The answer must be every line from the entries below that includes "zrow".

Data items:

───

## Fold Jacobi sweep setup passes into fewer barriers via round-pass kernel variant

Adds an RP template variant of the sweep kernel, on by default. It writes the Gram tile straight into interleaved order, computes the off-diagonal max from register-held Gram values, and initialises V in the same pass as null detection. The rank sort now runs across all waves, and the GEMM reads V through the permutation instead of materialising Qs first; Qs is built only when the J update is deferred. The aim is to cut several __syncthreads barriers and LDS copy passes per pair round, at the cost of gathered LDS reads and more code paths.

```diff
diff --git a/cyten_amd/csrc/jacobi_engine.hip b/cyten_amd/csrc/jacobi_engine.hip
--- a/cyten_amd/csrc/jacobi_engine.hip
+++ b/cyten_amd/csrc/jacobi_engine.hip
@@ -689,10 +689,11 @@
     }
 }
 
-template <bool CPLX, bool RORD, bool GRAN>
+template <bool CPLX, bool RORD, bool GRAN, bool RP>
 __global__ void __launch_bounds__(NT, 1)
 jacobi_sweep_kernel(const RPair* __restrict__ pairs, int max_inner, unsigned long long* __restrict__ offmax_bits, SScratch sc)
 {
+    static_assert(!RP || (RORD && GRAN), "the folded passes exist for the default round order and exchange only");
     extern __shared__ __attribute__((aligned(16))) double rsm[];
     double* Gs = rsm;
     double* G2 = Gs + JP * GS;
@@ -773,6 +774,15 @@
         if constexpr (GRAN) {
             if (tid == 0) flags[3] = 0;
         }
+        if constexpr (RP) {
+            if (tid == 0) flags[0] = 0;
+        }
+        const int cross_k = sc.cross_every > 0 ? sc.cross_every : max(4, (mt.nb + 2) / 4);
+        const bool cross_terms = sc.cross_every != 0 && mt.nb >= sc.cross_min_nb && (round % cross_k) != 0;
+        auto cpos = [](int i) { return i < JB ? 2 * i : 2 * (i - JB) + 1; };
+        auto cidx = [](int p) { return (p & 1) ? JB + (p >> 1) : (p >> 1); };
+        const bool ilv = RP && !CPLX && cross_terms;
+        double gv[4] = {0.0, 0.0, 0.0, 0.0};
         auto chunk_off = [&](int c, int k, bool& in_w) -> unsigned int {
             in_w = c < nW;
             const int ld = in_w ? mt.lenp : mt.nvp;
@@ -1017,17 +1027,72 @@
                 }
                 }
             }
+            if constexpr (RP) {
+                gv[0] = lo.x;
+                gv[1] = lo.y;
+                gv[2] = hi.x;
+                gv[3] = hi.y;
+                double* dst = Gs + (ilv ? cpos(gi) * GS + cpos(gj) : gi * GS + gj);
+                const int ds = ilv ? 2 : 1;
+#pragma unroll
+                for (int k = 0; k < 4; ++k) dst[k * ds] = gv[k];
+            } else {
             double* dst = Gs + gi * GS + gj;
             dst[0] = lo.x;
             dst[1] = lo.y;
             dst[2] = hi.x;
             dst[3] = hi.y;
+            }
         }
         __syncthreads();
         if constexpr (GRAN) {
             if (G > 1 && flags[3]) return;
         }
         SWEEP_STAMP(3);
+        double off;
+        bool any_null;
+        if constexpr (RP) {
+            const int gi = tid >> 3, gj = 4 * (tid & 7);
+            double m = 0.0;
+            if (gi < gj + 3) {
+                const double gii = Gs[(ilv ? cpos(gi) : gi) * (GS + 1)];
+#pragma unroll
+                for (int k = 0; k < 4; ++k) {
+                    const int j = gj + k;
+                    if (gi < j) {
+                        const double den = gii * Gs[(ilv ? cpos(j) : j) * (GS + 1)];
+                        if (den > 0.0) m = fmax(m, fabs(gv[k]) * rsqrt(den));
+                    }
+                }
+            }
+            m = wave_max(m);
+            if (lane == 0) red[wave] = m;
+            if (tid < JP) {
+                double g = Gs[(ilv ? cpos(tid) : tid) * (GS + 1)];
+                if constexpr (CPLX) g = fmax(g, Gs[(tid ^ 1) * (GS + 1)]);
+                const int z = (g > 0.0 && g <= mt.thr2) ? 1 : 0;
+                zrow[tid] = z;
+                perm[tid] = tid;
+                if (z) flags[0] = 1;
+            }
+            if constexpr (!CPLX) {
+                for (int e = tid; e < JP * VS; e += NT) {
+                    const int k = e / VS;
+                    Va[e] = ((ilv ? cpos(k) : k) == (e % VS)) ? 1.0 : 0.0;
+                }
+            }
+            __syncthreads();
+            off = fmax(fmax(red[0], red[1]), fmax(red[2], red[3]));
+            any_null = flags[0] != 0;
+            if (any_null) {
+#pragma unroll
+                for (int k = 0; k < 4; ++k) Gs[gi * GS + gj + k] = (zrow[gi] || zrow[gj + k]) ? 0.0 : gv[k];
+                if (ilv)
+                    for (int e = tid; e < JP * VS; e += NT) Va[e] = ((e / VS) == (e % VS)) ? 1.0 : 0.0;
+                __syncthreads();
+                off = gram_offmax(Gs, red, tid);
+            }
+        } else {
         if (tid == 0) flags[0] = 0;
         __syncthreads();
         if (tid < JP) {
@@ -1039,7 +1104,7 @@
             if (z) flags[0] = 1;
         }
         __syncthreads();
-        const bool any_null = flags[0] != 0;
+        any_null = flags[0] != 0;
         if (any_null) {
             for (int e = tid; e < JP * JP; e += NT) {
                 const int i = e / JP, j = e % JP;
@@ -1047,7 +1112,8 @@
             }
             __syncthreads();
         }
-        const double off = gram_offmax(Gs, red, tid);
+        off = gram_offmax(Gs, red, tid);
+        }
         if (part == 0 && tid == 0) atomicMax(offmax_bits + (size_t)sw * sc.n_mats + mt.mat, (unsigned long long)__double_as_longlong(off));
         const bool skip = off <= mt.tol && !any_null;
         if (!skip) {
@@ -1056,14 +1122,14 @@
             double* Vc = Va;
             double* Vn = Vb;
             bool pos_is_interleaved = false;
-            const int cross_k = sc.cross_every > 0 ? sc.cross_every : max(4, (mt.nb + 2) / 4);
-            const bool cross = sc.cross_every != 0 && !any_null && mt.nb >= sc.cross_min_nb && (round % cross_k) != 0;
+            const bool cross = cross_terms && !any_null;
             if constexpr (CPLX) {
                 if (tid < 64) hermitian_pivot_solve(Gs, G2, Vb, Va, Gs, max_inner, tid, 0.25 * mt.tol * mt.tol, cross);
                 __syncthreads();
             } else {
-            auto cpos = [](int i) { return i < JB ? 2 * i : 2 * (i - JB) + 1; };
             pos_is_interleaved = cross;
+            if constexpr (RP) {
+            } else {
             if (cross) {
                 for (int e = tid; e < JP * JP; e += NT) {
                     const int i = e / JP, j = e % JP;
@@ -1076,6 +1142,7 @@
             } else
                 for (int e = tid; e < JP * VS; e += NT) Va[e] = ((e / VS) == (e % VS)) ? 1.0 : 0.0;
             __syncthreads();
+            }
             {
                 const int pr = tid >> 4, pc = tid & 15;
                 const int r0 = 2 * pr, c0 = 2 * pc;
@@ -1126,11 +1193,37 @@
                 }
             }
             }
+            auto row_at = [&](int p) { return pos_is_interleaved ? cidx(p) : p; };
+            if constexpr (RP) {
+                SWEEP_STAMP(4);
+                if (off > mt.tol) {
+                    const int li = 8 * wave + (lane >> 3), ch = lane & 7;
+                    auto key = [&](int p) { return xrow(row_at(p), P, Q) < mt.nv ? Ga[p * GS + p] : -1.0e300; };
+                    const double g = key(li);
+                    int rk = 0;
+#pragma unroll
+                    for (int k = 0; k < 4; ++k) {
+                        const int j = 4 * ch + k;
+                        const double gj = key(j);
+                        rk += (gj > g || (gj == g && j < li)) ? 1 : 0;
+                    }
+                    rk += __shfl_xor(rk, 1);
+                    rk += __shfl_xor(rk, 2);
+                    rk += __shfl_xor(rk, 4);
+                    if (ch == 0) {
+                        perm[rk] = li;
+                        zout[rk] = zrow[row_at(li)];
+                    }
+                } else if (tid < JP)
+                    zout[tid] = zrow[row_at(tid)];
+                __syncthreads();
+                SWEEP_STAMP(5);
+            } else {
             __syncthreads();
             SWEEP_STAMP(4);
             if (off > mt.tol && tid < 64) {
                 const int li = lane & (JP - 1);
-                const int li_idx = pos_is_interleaved ? ((li & 1) ? JB + (li >> 1) : (li >> 1)) : li;
+                const int li_idx = row_at(li);
                 const double g = xrow(li_idx, P, Q) < mt.nv ? Ga[li * GS + li] : -1.0e300;
                 const int glo = __double2loint(g), ghi = __double2hiint(g);
                 int rk = 0;
@@ -1146,12 +1239,10 @@
                 const int k = e / JP, m = e % JP;
                 Qs[k * QS + m] = Vc[k * VS + perm[m]];
             }
-            if (tid < JP) {
-                const int pp = perm[tid];
-                zout[tid] = zrow[pos_is_interleaved ? ((pp & 1) ? JB + (pp >> 1) : (pp >> 1)) : pp];
-            }
+            if (tid < JP) zout[tid] = zrow[row_at(perm[tid])];
             __syncthreads();
             SWEEP_STAMP(5);
+            }
             if (ct > nW) {
                 if (tid == 0) {
                     flags[1] = spin_pair<RORD>(readyJ + (size_t)P * G + part, readyJ + (size_t)Q * G + part, (unsigned int)ground, sc.err) ? 1 : 0;
@@ -1167,13 +1258,14 @@
                 }
             }
             if (ct > 0) {
-                const double* ap0 = Qs + (lane >> 4) * QS + (lane & 15);
-                const double* ap1 = ap0 + 16;
+                const double* ap0 = RP ? Vc + (lane >> 4) * VS + perm[lane & 15] : Qs + (lane >> 4) * QS + (lane & 15);
+                const double* ap1 = RP ? Vc + (lane >> 4) * VS + perm[16 + (lane & 15)] : ap0 + 16;
+                constexpr int AS = RP ? VS : QS;
                 double a0[JP / 4], a1[JP / 4];
 #pragma unroll
                 for (int kk = 0; kk < JP / 4; ++kk) {
-                    a0[kk] = ap0[kk * 4 * QS];
-                    a1[kk] = ap1[kk * 4 * QS];
+                    a0[kk] = ap0[kk * 4 * AS];
+                    a1[kk] = ap1[kk * 4 * AS];
                 }
                 int zr[2][4];
 #pragma unroll
@@ -1243,6 +1335,14 @@
                     }
                 }
             }
+            if constexpr (RP) {
+                if (defer) {
+                    for (int e = tid; e < JP * JP; e += NT) {
+                        const int k = e / JP, m = e % JP;
+                        Qs[k * QS + m] = Vc[k * VS + perm[m]];
+                    }
+                }
+            }
         }
         if (defer && !skip) {
             pendP = P;
@@ -1311,6 +1411,7 @@
     bool no_predict;
     bool gran_exchange;
     bool round_order;
+    bool round_passes;
     bool no_defer_j;
     bool cross_small;
     int g;
@@ -1332,6 +1433,7 @@
         w.no_predict = on("CYB_JACOBI_NOPREDICT");
         w.gran_exchange = num("CYB_JACOBI_EXCHANGE", 1) != 0;
         w.round_order = num("CYB_JACOBI_ROUND_ORDER", 1) != 0;
+        w.round_passes = num("CYB_JACOBI_ROUND_PASSES", 1) != 0 && w.round_order && w.gran_exchange;
         w.no_defer_j = on("CYB_JACOBI_NODEFERJ");
         w.cross_small = on("CYB_JACOBI_CROSS_SMALL");
         w.g = num("CYB_JACOBI_G", 0);
@@ -1469,13 +1571,14 @@
 int sweep_kernel_for(bool cplx, sweep_fn_t& fn)
 {
     static const sweep_fn_t sweep_fns[2][2][2] = {
-        {{jacobi_sweep_kernel<false, false, false>, jacobi_sweep_kernel<false, false, true>},
-         {jacobi_sweep_kernel<false, true, false>, jacobi_sweep_kernel<false, true, true>}},
-        {{jacobi_sweep_kernel<true, false, false>, jacobi_sweep_kernel<true, false, true>},
-         {jacobi_sweep_kernel<true, true, false>, jacobi_sweep_kernel<true, true, true>}}};
+        {{jacobi_sweep_kernel<false, false, false, false>, jacobi_sweep_kernel<false, false, true, false>},
+         {jacobi_sweep_kernel<false, true, false, false>, jacobi_sweep_kernel<false, true, true, false>}},
+        {{jacobi_sweep_kernel<true, false, false, false>, jacobi_sweep_kernel<true, false, true, false>},
+         {jacobi_sweep_kernel<true, true, false, false>, jacobi_sweep_kernel<true, true, true, false>}}};
+    static const sweep_fn_t sweep_fns_rp[2] = {jacobi_sweep_kernel<false, true, true, true>, jacobi_sweep_kernel<true, true, true, true>};
     const JSwitches& sw = switches();
-    static const sweep_fn_t sweep_fn[2] = {sweep_fns[0][sw.round_order ? 1 : 0][sw.gran_exchange ? 1 : 0],
-                                           sweep_fns[1][sw.round_order ? 1 : 0][sw.gran_exchange ? 1 : 0]};
+    static const sweep_fn_t sweep_fn[2] = {sw.round_passes ? sweep_fns_rp[0] : sweep_fns[0][sw.round_order ? 1 : 0][sw.gran_exchange ? 1 : 0],
+                                           sw.round_passes ? sweep_fns_rp[1] : sweep_fns[1][sw.round_order ? 1 : 0][sw.gran_exchange ? 1 : 0]};
     static bool attr_set = false;
     if (!attr_set) {
         for (int c = 0; c < 2; ++c)
```

New measurement: 6122, median of 6. +3.8%, better.
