static void fill_common(gd_system *s, StepParams &p)
{
    memset(&p, 0, sizeof p);
    p.N = s->N; p.Np = s->Np; p.R = s->R; p.nblk = s->nblk; p.stride = (size_t)s->R * s->Np;
    set_box(s, p);
    p.pos_in = s->pos[s->pcur].p; p.pos_out = s->pos[s->pcur ^ 1].p; p.xb = s->xb.p; p.orig = s->orig[s->ocur].p;
    p.ab = s->ab.p; p.mob = s->mobs.p; p.bendE = s->bendE.p; p.mob_uniform = s->mob_uniform; p.WB = s->WB;
    p.nbr = s->nbr.p; p.nbr16 = s->nbr16.p; p.wtab = s->wtab.p; p.tiles = s->tiles.p; p.tiled = s->list.tiled ? 1 : 0; p.packed_ab = s->packed_ab ? 1 : 0;
    p.cpb = s->cpb; p.tile_cap = s->list.tiled ? s->list.tile_cap : s->pol.tile_cap;
    p.pk = (s->has_pair && s->pair.p_a == 2 && s->pair.q_a == 3 && s->pair.p_b == 8 && s->pair.q_b == 3) ? (s->pair.mix ? 1 : 2) : 0;
    p.meta = s->meta.p; p.rec_x0 = s->rec_x0.p; p.rec_mo = s->rec_mo.p; p.W = s->list.W; p.badj = s->badj.p; p.chain = s->chain.p;
    p.ctx_in = s->ctx[s->ccur].p; p.ctx_out = s->ctx[s->ccur ^ 1].p; p.flags = s->flags.p;
    p.react_in = s->react_part[s->ccur].p; p.react_out = s->react_part[s->ccur ^ 1].p;
    if (s->has_pair) {
        const gd_pair_softcore &q = s->pair;
        p.pair = PairP{(float)q.eps_a, (float)q.sigma_a, (float)q.eps_b, (float)q.sigma_b, q.p_a, q.q_a, q.p_b, q.q_b,
                       q.mix, q.scale_by_bead_scale, pair_cutoff(s) > 0 ? 1 : 0, pair_cutoff(s)};
    }
    if (s->has_wall) {
        const gd_wall &w = s->wall;
        p.wall.eps_a = (float)w.eps_a; p.wall.sigma_a = (float)w.sigma_a; p.wall.eps_b = (float)w.eps_b; p.wall.sigma_b = (float)w.sigma_b;
        p.wall.p_a = w.p_a; p.wall.q_a = w.q_a; p.wall.p_b = w.p_b; p.wall.q_b = w.q_b;
        p.wall.wall_a = (float)w.wall_a_factor; p.wall.wall_b = (float)w.wall_b_factor; p.wall.scaled = w.scale_by_bead_scale;
        p.wall.enabled = 1; p.wall.packing_spring = (float)w.packing_spring;
        p.wall.fast2383 = (w.p_a == 2 && w.q_a == 3 && w.p_b == 8 && w.q_b == 3) ? 1 : 0;
        for (int k = 0; k < 3; k++) p.wall.spring[k] = w.semiaxes_spring[k];
        p.wall.mobility = w.mobility;
    }
    if (s->has_inner) {
        const gd_inner_sphere &w = s->inner;
        p.wall.inner_enabled = 1; p.wall.in_radius = (float)w.radius;
        p.wall.in_eps_a = (float)w.eps_a; p.wall.in_sigma_a = (float)w.sigma_a; p.wall.in_eps_b = (float)w.eps_b; p.wall.in_sigma_b = (float)w.sigma_b;
        p.wall.in_p_a = w.p_a; p.wall.in_q_a = w.q_a; p.wall.in_p_b = w.p_b; p.wall.in_q_b = w.q_b;
        p.wall.in_wall_a = (float)w.wall_a_factor; p.wall.in_wall_b = (float)w.wall_b_factor; p.wall.in_spring = (float)w.spring;
    }
    p.scaling = ScaleP{s->has_scaling ? 1 : 0, 0, s->bs_init, s->bs_tau, s->bo_init, s->bo_tau, 0.0, 0.0};
    p.btab = s->btab.p; p.nbt = (int)s->n_bond_types; p.has_softcore_bonds = s->has_softcore_bonds ? 1 : 0;
// ... 177 lines not shown
    fill_common(s, p);
    p.dt_d = s->pend_dt; p.dt = (float)s->pend_dt; p.run_flags = s->pend_flags;
    bool common = s->has_scaling && (s->pend_flags & GD_RUN_UPDATE_SCALES);
    for (uint32_t r = 1; r < s->R && common; r++) common = s->hctx[r].step == s->hctx[0].step && s->hctx[r].pending == s->hctx[0].pending;
    if (common) {
        const double time = (double)(s->hctx[0].step + 1) * s->pend_dt;
        p.scaling.from_host = 1;
        p.scaling.bead_next = scale_at(s, s->bs_init, s->bs_tau, time);
        p.scaling.bond_next = scale_at(s, s->bo_init, s->bo_tau, time);
    }
    gd_launch_finalize(p, 0, s->stream);
    s->ccur ^= 1;
    GDCHK(download_ctx(s));
    s->state_serial++;
    return GD_OK;
}

static bool want_compensated(const gd_system *s, const gd_run_desc *run)
{
    if (run->flags & GD_RUN_UNCOMPENSATED) return false;
    if (run->flags & GD_RUN_COMPENSATED) return true;
    double X = 0;
    if (s->has_wall) for (auto &c : s->hctx) for (int k = 0; k < 3; k++) X = std::max(X, c.semi[k]);
    if (s->box_kind == GD_BOX_PERIODIC) for (int k = 0; k < 3; k++) X = std::max(X, s->box[k]);
    if (!(X > 0)) X = 16.0;
    const double ulp = std::ldexp(1.0, std::ilogb(X) - 23), sigma = std::sqrt(2.0 * s->mob_max * run->temperature * run->timestep);
    return sigma < 64.0 * ulp;
}

extern "C" int gd_apply_callback(gd_system *s)
{
    if (!s) return fail(GD_EINVAL, "gd_apply_callback: NULL system");
    return apply_pending(s);
}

───

Written reply
+                zrow[tid] = z;
+                for (int k = 0; k < 4; ++k) Gs[gi * GS + gj + k] = (zrow[gi] || zrow[gj + k]) ? 0.0 : gv[k];
+                        zout[rk] = zrow[row_at(li)];
+                    zout[tid] = zrow[row_at(tid)];
-                zout[tid] = zrow[pos_is_interleaved ? ((pp & 1) ? JB + (pp >> 1) : (pp >> 1)) : pp];
+            if (tid < JP) zout[tid] = zrow[row_at(perm[tid])];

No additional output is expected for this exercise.